> [Work order]
Output all the records below, word for word.

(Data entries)

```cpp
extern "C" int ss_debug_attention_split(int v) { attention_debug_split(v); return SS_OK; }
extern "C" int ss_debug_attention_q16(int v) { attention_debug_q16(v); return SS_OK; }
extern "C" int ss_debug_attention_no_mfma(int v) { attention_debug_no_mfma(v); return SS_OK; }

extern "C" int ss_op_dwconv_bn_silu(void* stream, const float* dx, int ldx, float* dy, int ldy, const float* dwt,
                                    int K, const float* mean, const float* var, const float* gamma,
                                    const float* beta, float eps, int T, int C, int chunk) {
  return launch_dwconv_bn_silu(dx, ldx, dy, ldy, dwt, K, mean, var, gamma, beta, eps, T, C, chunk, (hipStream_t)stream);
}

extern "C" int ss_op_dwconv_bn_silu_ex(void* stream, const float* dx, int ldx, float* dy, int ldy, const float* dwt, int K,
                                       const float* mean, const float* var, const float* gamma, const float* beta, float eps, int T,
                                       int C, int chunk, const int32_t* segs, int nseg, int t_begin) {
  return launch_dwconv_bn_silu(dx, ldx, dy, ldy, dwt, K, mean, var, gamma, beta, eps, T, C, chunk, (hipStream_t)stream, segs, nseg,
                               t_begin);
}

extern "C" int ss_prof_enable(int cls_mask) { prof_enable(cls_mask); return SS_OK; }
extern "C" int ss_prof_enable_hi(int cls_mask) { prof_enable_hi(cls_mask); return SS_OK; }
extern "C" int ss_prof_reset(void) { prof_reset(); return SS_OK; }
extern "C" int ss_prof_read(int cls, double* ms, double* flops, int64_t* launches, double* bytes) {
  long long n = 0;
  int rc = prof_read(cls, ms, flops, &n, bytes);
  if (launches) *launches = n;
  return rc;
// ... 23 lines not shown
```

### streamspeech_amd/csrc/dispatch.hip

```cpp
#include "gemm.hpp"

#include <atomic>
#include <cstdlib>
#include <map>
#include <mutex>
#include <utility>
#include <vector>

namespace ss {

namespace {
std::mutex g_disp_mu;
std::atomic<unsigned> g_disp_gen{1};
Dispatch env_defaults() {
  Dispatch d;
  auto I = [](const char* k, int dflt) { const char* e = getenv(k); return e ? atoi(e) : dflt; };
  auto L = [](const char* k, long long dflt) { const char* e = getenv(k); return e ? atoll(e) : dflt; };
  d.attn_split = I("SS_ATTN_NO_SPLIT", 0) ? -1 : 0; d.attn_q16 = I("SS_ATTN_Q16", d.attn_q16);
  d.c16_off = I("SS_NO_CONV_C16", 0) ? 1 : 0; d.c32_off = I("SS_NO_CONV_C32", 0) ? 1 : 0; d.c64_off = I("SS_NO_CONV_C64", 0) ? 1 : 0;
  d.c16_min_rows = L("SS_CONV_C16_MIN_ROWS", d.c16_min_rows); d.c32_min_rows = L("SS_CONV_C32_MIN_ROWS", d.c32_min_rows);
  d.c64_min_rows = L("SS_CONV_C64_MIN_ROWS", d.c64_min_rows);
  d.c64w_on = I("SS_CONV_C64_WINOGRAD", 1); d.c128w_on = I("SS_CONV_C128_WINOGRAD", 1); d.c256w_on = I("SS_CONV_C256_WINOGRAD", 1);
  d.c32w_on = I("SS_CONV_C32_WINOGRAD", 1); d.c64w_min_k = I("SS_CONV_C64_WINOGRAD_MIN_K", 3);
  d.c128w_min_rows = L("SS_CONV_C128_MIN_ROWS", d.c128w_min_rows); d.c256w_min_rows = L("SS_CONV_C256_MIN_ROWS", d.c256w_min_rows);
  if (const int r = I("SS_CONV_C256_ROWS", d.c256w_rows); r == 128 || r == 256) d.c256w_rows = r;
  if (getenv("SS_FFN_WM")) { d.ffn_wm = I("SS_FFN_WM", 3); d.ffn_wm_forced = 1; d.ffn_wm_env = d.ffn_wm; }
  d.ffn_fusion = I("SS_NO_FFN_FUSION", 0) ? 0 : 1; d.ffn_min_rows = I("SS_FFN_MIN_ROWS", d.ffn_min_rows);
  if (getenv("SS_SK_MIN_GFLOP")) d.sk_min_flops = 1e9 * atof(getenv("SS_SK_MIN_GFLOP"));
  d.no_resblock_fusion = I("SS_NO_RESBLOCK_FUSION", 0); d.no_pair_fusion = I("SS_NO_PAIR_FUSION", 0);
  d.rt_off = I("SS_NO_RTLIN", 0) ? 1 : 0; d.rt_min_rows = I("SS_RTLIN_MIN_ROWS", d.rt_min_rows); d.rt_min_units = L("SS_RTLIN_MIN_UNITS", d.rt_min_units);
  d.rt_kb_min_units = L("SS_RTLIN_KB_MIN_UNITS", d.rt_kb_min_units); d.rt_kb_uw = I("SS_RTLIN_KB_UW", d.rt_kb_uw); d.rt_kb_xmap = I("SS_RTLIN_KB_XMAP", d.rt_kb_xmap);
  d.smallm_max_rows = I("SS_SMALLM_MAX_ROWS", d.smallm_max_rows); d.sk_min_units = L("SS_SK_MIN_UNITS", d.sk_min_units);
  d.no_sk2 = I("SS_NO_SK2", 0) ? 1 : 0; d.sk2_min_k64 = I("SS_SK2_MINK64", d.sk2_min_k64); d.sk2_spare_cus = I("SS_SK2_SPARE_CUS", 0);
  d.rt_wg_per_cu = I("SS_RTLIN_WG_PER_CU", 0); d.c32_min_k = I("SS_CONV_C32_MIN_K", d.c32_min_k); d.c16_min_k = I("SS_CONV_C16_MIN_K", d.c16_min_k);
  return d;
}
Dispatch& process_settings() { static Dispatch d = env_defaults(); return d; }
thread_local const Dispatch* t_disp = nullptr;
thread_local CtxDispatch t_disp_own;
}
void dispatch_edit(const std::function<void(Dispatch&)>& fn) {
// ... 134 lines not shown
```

> [Result below]
```cpp
extern "C" int ss_debug_attention_split(int v) { attention_debug_split(v); return SS_OK; }
extern "C" int ss_debug_attention_q16(int v) { attention_debug_q16(v); return SS_OK; }
extern "C" int ss_debug_attention_no_mfma(int v) { attention_debug_no_mfma(v); return SS_OK; }

extern "C" int ss_op_dwconv_bn_silu(void* stream, const float* dx, int ldx, float* dy, int ldy, const float* dwt,
                                    int K, const float* mean, const float* var, const float* gamma,
                                    const float* beta, float eps, int T, int C, int chunk) {
  return launch_dwconv_bn_silu(dx, ldx, dy, ldy, dwt, K, mean, var, gamma, beta, eps, T, C, chunk, (hipStream_t)stream);
}

extern "C" int ss_op_dwconv_bn_silu_ex(void* stream, const float* dx, int ldx, float* dy, int ldy, const float* dwt, int K,
                                       const float* mean, const float* var, const float* gamma, const float* beta, float eps, int T,
                                       int C, int chunk, const int32_t* segs, int nseg, int t_begin) {
  return launch_dwconv_bn_silu(dx, ldx, dy, ldy, dwt, K, mean, var, gamma, beta, eps, T, C, chunk, (hipStream_t)stream, segs, nseg,
                               t_begin);
}

extern "C" int ss_prof_enable(int cls_mask) { prof_enable(cls_mask); return SS_OK; }
extern "C" int ss_prof_enable_hi(int cls_mask) { prof_enable_hi(cls_mask); return SS_OK; }
extern "C" int ss_prof_reset(void) { prof_reset(); return SS_OK; }
extern "C" int ss_prof_read(int cls, double* ms, double* flops, int64_t* launches, double* bytes) {
  long long n = 0;
  int rc = prof_read(cls, ms, flops, &n, bytes);
  if (launches) *launches = n;
  return rc;
// ... 23 lines not shown
```

### streamspeech_amd/csrc/dispatch.hip

```cpp
#include "gemm.hpp"

#include <atomic>
#include <cstdlib>
#include <map>
#include <mutex>
#include <utility>
#include <vector>

namespace ss {

namespace {
std::mutex g_disp_mu;
std::atomic<unsigned> g_disp_gen{1};
Dispatch env_defaults() {
  Dispatch d;
  auto I = [](const char* k, int dflt) { const char* e = getenv(k); return e ? atoi(e) : dflt; };
  auto L = [](const char* k, long long dflt) { const char* e = getenv(k); return e ? atoll(e) : dflt; };
  d.attn_split = I("SS_ATTN_NO_SPLIT", 0) ? -1 : 0; d.attn_q16 = I("SS_ATTN_Q16", d.attn_q16);
  d.c16_off = I("SS_NO_CONV_C16", 0) ? 1 : 0; d.c32_off = I("SS_NO_CONV_C32", 0) ? 1 : 0; d.c64_off = I("SS_NO_CONV_C64", 0) ? 1 : 0;
  d.c16_min_rows = L("SS_CONV_C16_MIN_ROWS", d.c16_min_rows); d.c32_min_rows = L("SS_CONV_C32_MIN_ROWS", d.c32_min_rows);
  d.c64_min_rows = L("SS_CONV_C64_MIN_ROWS", d.c64_min_rows);
  d.c64w_on = I("SS_CONV_C64_WINOGRAD", 1); d.c128w_on = I("SS_CONV_C128_WINOGRAD", 1); d.c256w_on = I("SS_CONV_C256_WINOGRAD", 1);
  d.c32w_on = I("SS_CONV_C32_WINOGRAD", 1); d.c64w_min_k = I("SS_CONV_C64_WINOGRAD_MIN_K", 3);
  d.c128w_min_rows = L("SS_CONV_C128_MIN_ROWS", d.c128w_min_rows); d.c256w_min_rows = L("SS_CONV_C256_MIN_ROWS", d.c256w_min_rows);
  if (const int r = I("SS_CONV_C256_ROWS", d.c256w_rows); r == 128 || r == 256) d.c256w_rows = r;
  if (getenv("SS_FFN_WM")) { d.ffn_wm = I("SS_FFN_WM", 3); d.ffn_wm_forced = 1; d.ffn_wm_env = d.ffn_wm; }
  d.ffn_fusion = I("SS_NO_FFN_FUSION", 0) ? 0 : 1; d.ffn_min_rows = I("SS_FFN_MIN_ROWS", d.ffn_min_rows);
  if (getenv("SS_SK_MIN_GFLOP")) d.sk_min_flops = 1e9 * atof(getenv("SS_SK_MIN_GFLOP"));
  d.no_resblock_fusion = I("SS_NO_RESBLOCK_FUSION", 0); d.no_pair_fusion = I("SS_NO_PAIR_FUSION", 0);
  d.rt_off = I("SS_NO_RTLIN", 0) ? 1 : 0; d.rt_min_rows = I("SS_RTLIN_MIN_ROWS", d.rt_min_rows); d.rt_min_units = L("SS_RTLIN_MIN_UNITS", d.rt_min_units);
  d.rt_kb_min_units = L("SS_RTLIN_KB_MIN_UNITS", d.rt_kb_min_units); d.rt_kb_uw = I("SS_RTLIN_KB_UW", d.rt_kb_uw); d.rt_kb_xmap = I("SS_RTLIN_KB_XMAP", d.rt_kb_xmap);
  d.smallm_max_rows = I("SS_SMALLM_MAX_ROWS", d.smallm_max_rows); d.sk_min_units = L("SS_SK_MIN_UNITS", d.sk_min_units);
  d.no_sk2 = I("SS_NO_SK2", 0) ? 1 : 0; d.sk2_min_k64 = I("SS_SK2_MINK64", d.sk2_min_k64); d.sk2_spare_cus = I("SS_SK2_SPARE_CUS", 0);
  d.rt_wg_per_cu = I("SS_RTLIN_WG_PER_CU", 0); d.c32_min_k = I("SS_CONV_C32_MIN_K", d.c32_min_k); d.c16_min_k = I("SS_CONV_C16_MIN_K", d.c16_min_k);
  return d;
}
Dispatch& process_settings() { static Dispatch d = env_defaults(); return d; }
thread_local const Dispatch* t_disp = nullptr;
thread_local CtxDispatch t_disp_own;
}
void dispatch_edit(const std::function<void(Dispatch&)>& fn) {
// ... 134 lines not shown
```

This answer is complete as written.